(Provided data)

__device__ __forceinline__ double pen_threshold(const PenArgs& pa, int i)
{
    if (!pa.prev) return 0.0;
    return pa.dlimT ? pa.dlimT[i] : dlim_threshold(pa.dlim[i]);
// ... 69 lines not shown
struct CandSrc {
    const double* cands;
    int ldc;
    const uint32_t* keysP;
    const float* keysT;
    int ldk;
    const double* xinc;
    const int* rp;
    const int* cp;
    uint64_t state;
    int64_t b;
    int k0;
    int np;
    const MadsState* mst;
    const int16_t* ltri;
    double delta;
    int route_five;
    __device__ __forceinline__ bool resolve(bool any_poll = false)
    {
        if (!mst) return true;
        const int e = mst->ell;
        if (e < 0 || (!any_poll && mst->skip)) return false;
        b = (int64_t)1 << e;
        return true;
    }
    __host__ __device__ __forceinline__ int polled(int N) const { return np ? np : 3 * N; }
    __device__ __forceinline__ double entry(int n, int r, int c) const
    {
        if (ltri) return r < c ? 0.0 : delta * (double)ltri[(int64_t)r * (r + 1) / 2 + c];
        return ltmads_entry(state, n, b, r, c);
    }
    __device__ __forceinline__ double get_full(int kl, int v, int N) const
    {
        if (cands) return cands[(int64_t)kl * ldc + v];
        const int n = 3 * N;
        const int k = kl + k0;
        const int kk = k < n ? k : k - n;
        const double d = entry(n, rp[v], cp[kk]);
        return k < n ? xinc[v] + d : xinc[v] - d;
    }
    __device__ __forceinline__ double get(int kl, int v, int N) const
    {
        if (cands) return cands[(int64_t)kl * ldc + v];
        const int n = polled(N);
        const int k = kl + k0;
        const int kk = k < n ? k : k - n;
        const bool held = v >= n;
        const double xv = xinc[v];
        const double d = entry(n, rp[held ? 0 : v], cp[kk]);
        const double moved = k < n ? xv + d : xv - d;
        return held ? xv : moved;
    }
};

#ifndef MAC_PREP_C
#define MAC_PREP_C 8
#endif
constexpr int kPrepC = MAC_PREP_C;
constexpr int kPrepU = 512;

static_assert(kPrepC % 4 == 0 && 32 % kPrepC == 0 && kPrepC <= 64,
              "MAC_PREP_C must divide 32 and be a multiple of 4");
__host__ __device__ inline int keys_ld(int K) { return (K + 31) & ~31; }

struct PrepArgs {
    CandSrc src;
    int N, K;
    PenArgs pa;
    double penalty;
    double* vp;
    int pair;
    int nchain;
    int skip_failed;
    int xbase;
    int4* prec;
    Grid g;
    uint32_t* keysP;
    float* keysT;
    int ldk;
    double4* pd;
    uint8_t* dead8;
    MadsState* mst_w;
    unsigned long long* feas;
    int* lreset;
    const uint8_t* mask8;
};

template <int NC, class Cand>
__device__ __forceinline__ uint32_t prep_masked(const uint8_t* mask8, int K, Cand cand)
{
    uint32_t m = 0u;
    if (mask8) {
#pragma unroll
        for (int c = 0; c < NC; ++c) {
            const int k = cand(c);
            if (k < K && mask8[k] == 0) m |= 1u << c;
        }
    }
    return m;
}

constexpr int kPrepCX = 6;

(End Provided data)

→ **Task directions**:
Starting at the line with "K, Cand cand)" and ending at the line with "const int k = cand(c);", print each line of the listing above exactly, with no other lines.

→ **Task solution**:
__device__ __forceinline__ uint32_t prep_masked(const uint8_t* mask8, int K, Cand cand)
{
    uint32_t m = 0u;
    if (mask8) {
#pragma unroll
        for (int c = 0; c < NC; ++c) {
            const int k = cand(c);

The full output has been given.